Your task ▸
Please keep to the lines below from the one with "diff --git a/resunet_a_mltsk_keras_amd/csrc/common.h" through the one with "int epi_fast = 1;", and restate them word for word, ends included.

(Exercise inputs begins)

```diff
@@ -249,21 +226,22 @@
     }
     __syncthreads();
     uint32_t ebkt[kStageItems * kHalves], erank[kStageItems * kHalves], eneg = 0u;
+    const DigitPair* plane = reinterpret_cast<const DigitPair*>(dig) + (size_t)w * p.n;
 #pragma unroll
     for (uint32_t j = 0; j < kStageItems; ++j) {
       const uint32_t i = lo + tid + j * SNARKV_TILE_THREADS;
+      uint32_t rec[kHalves];
+#pragma unroll
+      for (int h = 0; h < kHalves; ++h) rec[h] = 0u;
+      if (i < hi) digit_unpair(plane[i], rec);
 #pragma unroll
       for (uint32_t h = 0; h < (uint32_t)kHalves; ++h) {
         const uint32_t e = j * kHalves + h;
         ebkt[e] = 0xFFFFFFFFu;
-        if (i < hi) {
-          uint32_t d[kDigitWords];
-          uint32_t sgn = load_digit_source(glv, (size_t)kHalves * i + h, d);
-          digit_of_window(d, sgn, p, w, [&](uint32_t key, uint32_t bucket, uint32_t neg) {
-            ebkt[e] = bucket - (uint32_t)w * p.B;
-            eneg |= neg << e;
-            erank[e] = atomicAdd(&cnt[key - (uint32_t)w * p.SB], 1u);
-          });
+        if (rec[h]) {
+          ebkt[e] = (rec[h] & kDigitMag) - 1u;
+          eneg |= (rec[h] >> 31) << e;
+          erank[e] = atomicAdd(&cnt[ebkt[e] >> p.low_bits], 1u);
         }
       }
     }
@@ -905,10 +883,10 @@
   uint32_t chunks_per_window = (p.B + kChunk - 1) / kChunk;
   uint32_t blocks_per_window = (chunks_per_window + 63) / 64;
 
-  void *d_pts, *d_glv, *d_counts, *d_offsets, *d_M, *d_blocksum, *d_entries, *d_tmp, *d_pieces, *d_hist, *d_parts,
+  void *d_pts, *d_dig, *d_counts, *d_offsets, *d_M, *d_blocksum, *d_entries, *d_tmp, *d_pieces, *d_hist, *d_parts,
       *d_buckets, *d_wave, *d_shift, *d_misc, *d_lists;
   SNARKV_TRY(ctx_reserve(ctx, SLOT_POINTS_MONT, kHalves * n * sizeof(G1Packed), &d_pts));
-  SNARKV_TRY(ctx_reserve(ctx, SLOT_GLV, n * 32, &d_glv));
+  SNARKV_TRY(ctx_reserve(ctx, SLOT_GLV, max_entries * 4, &d_dig));
   SNARKV_TRY(ctx_reserve(ctx, SLOT_COUNTS, (size_t)p.nb * 4, &d_counts));
   SNARKV_TRY(ctx_reserve(ctx, SLOT_OFFSETS, (size_t)p.nb * 4, &d_offsets));
   SNARKV_TRY(ctx_reserve(ctx, SLOT_CURSOR, (size_t)mcount * 4, &d_M));
@@ -942,7 +920,7 @@
   STAGE_MARK();
   if (phases & PIP_PHASE_SORT) {
     hipLaunchKernelGGL(k_prepare, dim3(p.nblk), dim3(SNARKV_PREP_THREADS), (size_t)p.nkeys * 4, st, (const uint32_t*)d_scalars,
-                       (const uint32_t*)d_points, (G1Packed*)d_pts, (uint4*)d_glv, p, (uint32_t*)d_M);
+                       (const uint32_t*)d_points, (G1Packed*)d_pts, (uint32_t*)d_dig, p, (uint32_t*)d_M);
     STAGE_MARK();
     hipLaunchKernelGGL(k_scan_local, dim3(scan_blocks), dim3(256), 0, st, (uint32_t*)d_M, (uint32_t*)d_blocksum, mcount);
     hipLaunchKernelGGL(k_scan_blocksums, dim3(1), dim3(1024), 0, st, (uint32_t*)d_blocksum, scan_blocks, d_total);
@@ -956,7 +934,7 @@
                                      hipFuncAttributeMaxDynamicSharedMemorySize, 96 * 1024));
       attr_set.fetch_or(bit, std::memory_order_relaxed);
     }
-    hipLaunchKernelGGL(k_sort_scatter_staged, dim3(p.nblk), dim3(SNARKV_TILE_THREADS), lds_staged, st, (const uint4*)d_glv,
+    hipLaunchKernelGGL(k_sort_scatter_staged, dim3(p.nblk), dim3(SNARKV_TILE_THREADS), lds_staged, st, (const uint32_t*)d_dig,
                        p, (const uint32_t*)d_M, (uint2*)d_tmp);
     const uint32_t nbins_l2 = 1u << p.low_bits;
     const size_t lds2 = ((size_t)nbins_l2 + SNARKV_L2_THREADS + 1) * 4 + (size_t)kSortCap * 8;
diff --git a/snark-verifier_amd/csrc/pip_digits.h b/snark-verifier_amd/csrc/pip_digits.h
--- /dev/null
+++ b/snark-verifier_amd/csrc/pip_digits.h
@@ -0,0 +1,59 @@
+#pragma once
+#include <stdint.h>
+#include "fq.h"
+
+namespace snarkv {
+
+constexpr uint32_t kDigitNeg = 0x80000000u;
+constexpr uint32_t kDigitMag = 0x7FFFFFFFu;
+
+template <int NW>
+SNARKV_HD uint32_t digit_bits(const uint32_t (&k)[NW], int lo, int c) {
+  if (lo >= 32 * NW) return 0;
+  int word = lo >> 5, sh = lo & 31;
+  uint32_t w0 = 0u, w1 = 0u;
+#pragma unroll
+  for (int i = 0; i < NW; ++i) {
+    w0 = word == i ? k[i] : w0;
+    if (i > 0) w1 = word == i - 1 ? k[i] : w1;
+  }
+  uint64_t v = ((uint64_t)w1 << 32) | w0;
+  return (uint32_t)(v >> sh) & ((1u << c) - 1u);
+}
+
+template <int NW>
+SNARKV_HD uint32_t digit_field16(const uint32_t (&k)[NW], int w) {
+  return (w & 1) ? k[w >> 1] >> 16 : k[w >> 1] & 0xFFFFu;
+}
+
+SNARKV_HD uint32_t digit_record(uint32_t bits, int c, uint32_t sgn, uint32_t& carry) {
+  const uint32_t raw = bits + carry, B = 1u << (c - 1);
+  const uint32_t neg = raw > B ? 1u : 0u;
+  const uint32_t d = neg ? (1u << c) - raw : raw;
+  carry = neg;
+  return d ? d | ((neg ^ sgn) << 31) : 0u;
+}
+
+template <int NW>
+SNARKV_HD uint32_t digit_step(const uint32_t (&k)[NW], uint32_t sgn, int w, int c, uint32_t& carry) {
+  return digit_record(digit_bits<NW>(k, w * c, c), c, sgn, carry);
+}
+template <int NW>
+SNARKV_HD uint32_t digit_step16(const uint32_t (&k)[NW], uint32_t sgn, int w, uint32_t& carry) {
+  return digit_record(digit_field16<NW>(k, w), 16, sgn, carry);
+}
+
+template <int NW>
+SNARKV_HD void digit_records(const uint32_t (&k)[NW], uint32_t sgn, int c, int W, uint32_t* rec) {
+  uint32_t carry = 0;
+  for (int w = 0; w < W; ++w) rec[w] = digit_step<NW>(k, sgn, w, c, carry);
+}
+template <int NW>
+SNARKV_HD void digit_records16(const uint32_t (&k)[NW], uint32_t sgn, int W, uint32_t* rec) {
+  uint32_t carry = 0;
+#pragma unroll
+  for (int w = 0; w < 2 * NW; ++w)
+    if (w < W) rec[w] = digit_step16<NW>(k, sgn, w, carry);
+}
+
+}
```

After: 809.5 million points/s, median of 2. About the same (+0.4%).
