diff --git a/resunet_a_mltsk_keras_amd/csrc/common.h b/resunet_a_mltsk_keras_amd/csrc/common.h
--- a/resunet_a_mltsk_keras_amd/csrc/common.h
+++ b/resunet_a_mltsk_keras_amd/csrc/common.h
@@ -79,6 +79,8 @@
   int conv_img2 = 1;
   int conv_img = 0;
   int conv_small = 4096;
+  int conv_stream = 4096;
+  int conv_stream_all = 0;
   int bn_bwd_group = 1;
   int dmap_spread = 1;
   int epi_fast = 1;
diff --git a/resunet_a_mltsk_keras_amd/csrc/conv_mfma.hip b/resunet_a_mltsk_keras_amd/csrc/conv_mfma.hip
--- a/resunet_a_mltsk_keras_amd/csrc/conv_mfma.hip
+++ b/resunet_a_mltsk_keras_amd/csrc/conv_mfma.hip
@@ -1777,6 +1777,161 @@
   }
   hipLaunchKernelGGL((conv_small<2>), dim3(k.nbm * k.nbn), dim3(256), smem, st, k);
   RUA_LAUNCH_CHECK("conv_small");
+  return RUA_OK;
+}
+
+#define RUA_STREAM_WAIT_CASE(n) case n: asm volatile("s_waitcnt vmcnt(" #n ")" ::: "memory"); break;
+__device__ __forceinline__ void stream_wait_vm(int n) {
+  switch (n) {
+    RUA_STREAM_WAIT_CASE(1) RUA_STREAM_WAIT_CASE(2) RUA_STREAM_WAIT_CASE(3) RUA_STREAM_WAIT_CASE(4) RUA_STREAM_WAIT_CASE(5)
+    RUA_STREAM_WAIT_CASE(6) RUA_STREAM_WAIT_CASE(7) RUA_STREAM_WAIT_CASE(8) RUA_STREAM_WAIT_CASE(9) RUA_STREAM_WAIT_CASE(10)
+    RUA_STREAM_WAIT_CASE(11) RUA_STREAM_WAIT_CASE(12) RUA_STREAM_WAIT_CASE(13) RUA_STREAM_WAIT_CASE(14) RUA_STREAM_WAIT_CASE(15)
+    default: asm volatile("s_waitcnt vmcnt(0)" ::: "memory"); break;
+  }
+}
+constexpr int STREAM_BM = 64, STREAM_BN = 64, STREAM_CAP = 32, STREAM_TAB = 2048;
+static_assert(STREAM_CAP >= 16 && STREAM_CAP <= 32, "a pass must hold the widest panel (or it never advances); the counted waits go up to 15 instructions per wave");
+__host__ __device__ __forceinline__ int stream_panel(int C, int c0) {
+  int rem = C - c0, pw = 16;
+  if (rem > 128) rem = 128;
+  while (pw * 8 > rem) pw >>= 1;
+  return pw;
+}
+template <int PW>
+__device__ __forceinline__ void stream_panel_mma(const unsigned char* pan, int ra, int rb, int lh, f32x16& acc) {
+  constexpr int SH = PW == 16 ? 0 : PW == 8 ? 1 : PW == 4 ? 2 : 3;
+  const unsigned char* pa = pan + ra * (PW * 16);
+  const unsigned char* pb = pan + (STREAM_BM + rb) * (PW * 16);
+  const int swa = (ra >> SH) & (PW - 1), swb = (rb >> SH) & (PW - 1);
+  bf16x8 a[PW / 2], b[PW / 2];
+#pragma unroll
+  for (int ks = 0; ks < PW / 2; ++ks) {
+    a[ks] = *reinterpret_cast<const bf16x8*>(pa + (((2 * ks + lh) ^ swa) << 4));
+    b[ks] = *reinterpret_cast<const bf16x8*>(pb + (((2 * ks + lh) ^ swb) << 4));
+  }
+#pragma unroll
+  for (int ks = 0; ks < PW / 2; ++ks) acc = __builtin_amdgcn_mfma_f32_32x32x16_bf16(a[ks], b[ks], acc, 0, 0, 0);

(Exercise inputs ends)

Solution to the exercise ▸
diff --git a/resunet_a_mltsk_keras_amd/csrc/common.h b/resunet_a_mltsk_keras_amd/csrc/common.h
--- a/resunet_a_mltsk_keras_amd/csrc/common.h
+++ b/resunet_a_mltsk_keras_amd/csrc/common.h
@@ -79,6 +79,8 @@
   int conv_img2 = 1;
   int conv_img = 0;
   int conv_small = 4096;
+  int conv_stream = 4096;
+  int conv_stream_all = 0;
   int bn_bwd_group = 1;
   int dmap_spread = 1;
   int epi_fast = 1;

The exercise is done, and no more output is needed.